size_t taoamd_sort_workspace(int64_t n);
int taoamd_sort_by_cat_score(int64_t n, const int32_t *dt_cat,
                             const double *dt_score, int32_t *order,
                             int32_t *dst, void *workspace,
                             size_t workspace_bytes, void *stream);

#define TAOAMD_SORT_CHUNK (16 * 2816)
int taoamd_sort_plan_host(int32_t n_cat, const int32_t *cat_off_host, int64_t *sizes,
                          int32_t *chunks, int32_t *split_list, int32_t *stile_chunk,
                          int32_t *bucket_chunk);
size_t taoamd_sort_sampled_workspace(int64_t n, int64_t n_buckets, int32_t merge);
int taoamd_sort_sampled_cap_limit(int32_t limit);
int taoamd_sort_sampled(int64_t n, int32_t n_cat, const int32_t *cat_off,
                        const int32_t *tile_off, int32_t n_tiles, int32_t max_segment,
                        const double *dt_score, int32_t n_chunks, const int32_t *chunks,
                        int32_t n_split, const int32_t *split_list, int32_t n_stiles,
                        const int32_t *stile_chunk, int32_t n_buckets,
                        const int32_t *bucket_chunk, int32_t *order, int32_t *dst,
                        void *workspace, size_t workspace_bytes, void *stream);

#define TAOAMD_SEGMENT_TILE 2816
size_t taoamd_sort_segments_workspace(int64_t n);
int taoamd_sort_segments(int64_t n, int32_t n_cat, const int32_t *cat_off,
                         const int32_t *tile_off, int32_t n_tiles,
                         int32_t max_segment, const int32_t *dt_cat,
                         const double *dt_score, int32_t *order, int32_t *dst,
                         void *workspace, size_t workspace_bytes, void *stream);

int taoamd_gather_rows(int64_t n, int32_t n_words, const uint64_t *src_matched,
                       const uint64_t *src_ignored, int64_t src_stride,
                       const int32_t *order, uint64_t *dst_matched,
                       uint64_t *dst_ignored, void *stream);

size_t taoamd_accumulate_workspace(int64_t n_dt, int32_t n_cat, int32_t n_rng);
size_t taoamd_compact_elems(int32_t n_cat, int32_t n_rng);
int taoamd_accumulate_compact(int64_t n_dt, int32_t n_cat, int32_t n_rng,
                              const int32_t *cat_off, const uint64_t *matched,
                              const uint64_t *ignored, const int32_t *num_gt,
                              int32_t k_begin, int32_t k_end, int32_t max_segment,
                              double *val, double *rec, void *workspace,
                              size_t workspace_bytes, void *stream);
int taoamd_finalize(int32_t n_cat, int32_t n_rng, const int32_t *num_gt,
                    const double *val, const double *rec, double *precision,
                    double *recall, void *stream);
int taoamd_accumulate(int64_t n_dt, int32_t n_cat, int32_t n_rng,
                      const int32_t *cat_off, const uint64_t *matched,
                      const uint64_t *ignored,
                      const int32_t *num_gt, int32_t max_segment, double *precision,
                      double *recall, void *workspace, size_t workspace_bytes,
                      void *stream);
int taoamd_accumulate_error(const void *workspace, void *stream, int32_t *flag_host);
int taoamd_accumulate_chunked(int64_t n_dt, int32_t n_cat, int32_t n_rng,
                      const int32_t *cat_off, const uint64_t *matched,
                      const uint64_t *ignored,
                      const int32_t *num_gt, int32_t max_segment, double *precision,
                      double *recall, void *workspace, size_t workspace_bytes,
                      void *stream);
int taoamd_accumulate_compact_chunked(int64_t n_dt, int32_t n_cat, int32_t n_rng,
                              const int32_t *cat_off, const uint64_t *matched,
                              const uint64_t *ignored, const int32_t *num_gt,
                              int32_t k_begin, int32_t k_end, int32_t max_segment,
                              double *val, double *rec, void *workspace,
                              size_t workspace_bytes, void *stream);
int taoamd_accumulate_sweep_mode(int32_t mode);
int taoamd_accumulate_plan_kind(int64_t n_dt, int32_t n_rng, int32_t max_segment);
int taoamd_accumulate_spin_limit(int32_t polls);
int taoamd_accumulate_giveup_counter(uint32_t *device_word);
int taoamd_accumulate_prepare(int64_t n_dt, int32_t n_cat, int32_t n_rng,
                              const int32_t *cat_off, int32_t max_segment,
                              void *workspace, size_t workspace_bytes, void *stream);
int taoamd_accumulate_prepared(int64_t n_dt, int32_t n_cat, int32_t n_rng,
                      const int32_t *cat_off, const uint64_t *matched,
                      const uint64_t *ignored,
                      const int32_t *num_gt, int32_t max_segment, double *precision,
                      double *recall, void *workspace, size_t workspace_bytes,
                      void *stream);
int taoamd_accumulate_by_order(int64_t n_dt, int32_t n_cat, int32_t n_rng,
                               const int32_t *cat_off, const int32_t *order,
                               const uint64_t *matched, const uint64_t *ignored,
                               const int32_t *num_gt, int32_t max_segment,
                               double *precision, double *recall, void *workspace,
                               size_t workspace_bytes, void *stream);
int taoamd_accumulate_by_order_prepared(int64_t n_dt, int32_t n_cat, int32_t n_rng,
                               const int32_t *cat_off, const int32_t *order,
                               const uint64_t *matched, const uint64_t *ignored,
                               const int32_t *num_gt, int32_t max_segment,
                               double *precision, double *recall, void *workspace,
                               size_t workspace_bytes, void *stream);
int taoamd_accumulate_by_order_chunked(int64_t n_dt, int32_t n_cat, int32_t n_rng,
                               const int32_t *cat_off, const int32_t *order,
                               const uint64_t *matched, const uint64_t *ignored,
                               const int32_t *num_gt, int32_t max_segment,
                               double *precision, double *recall, void *workspace,
                               size_t workspace_bytes, void *stream);
int taoamd_accumulate_by_order_compact(int64_t n_dt, int32_t n_cat, int32_t n_rng,
                               const int32_t *cat_off, const int32_t *order,
                               const uint32_t *compact, const uint64_t *rows,
                               const int32_t *num_gt, int32_t max_segment,
                               double *precision, double *recall, void *workspace,
                               size_t workspace_bytes, int32_t prepared, void *stream);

■ **What to work on**: Show each line of the data that contains the string "chunks".

■ **Exercise output**:
                          int32_t *chunks, int32_t *split_list, int32_t *stile_chunk,
                        const double *dt_score, int32_t n_chunks, const int32_t *chunks,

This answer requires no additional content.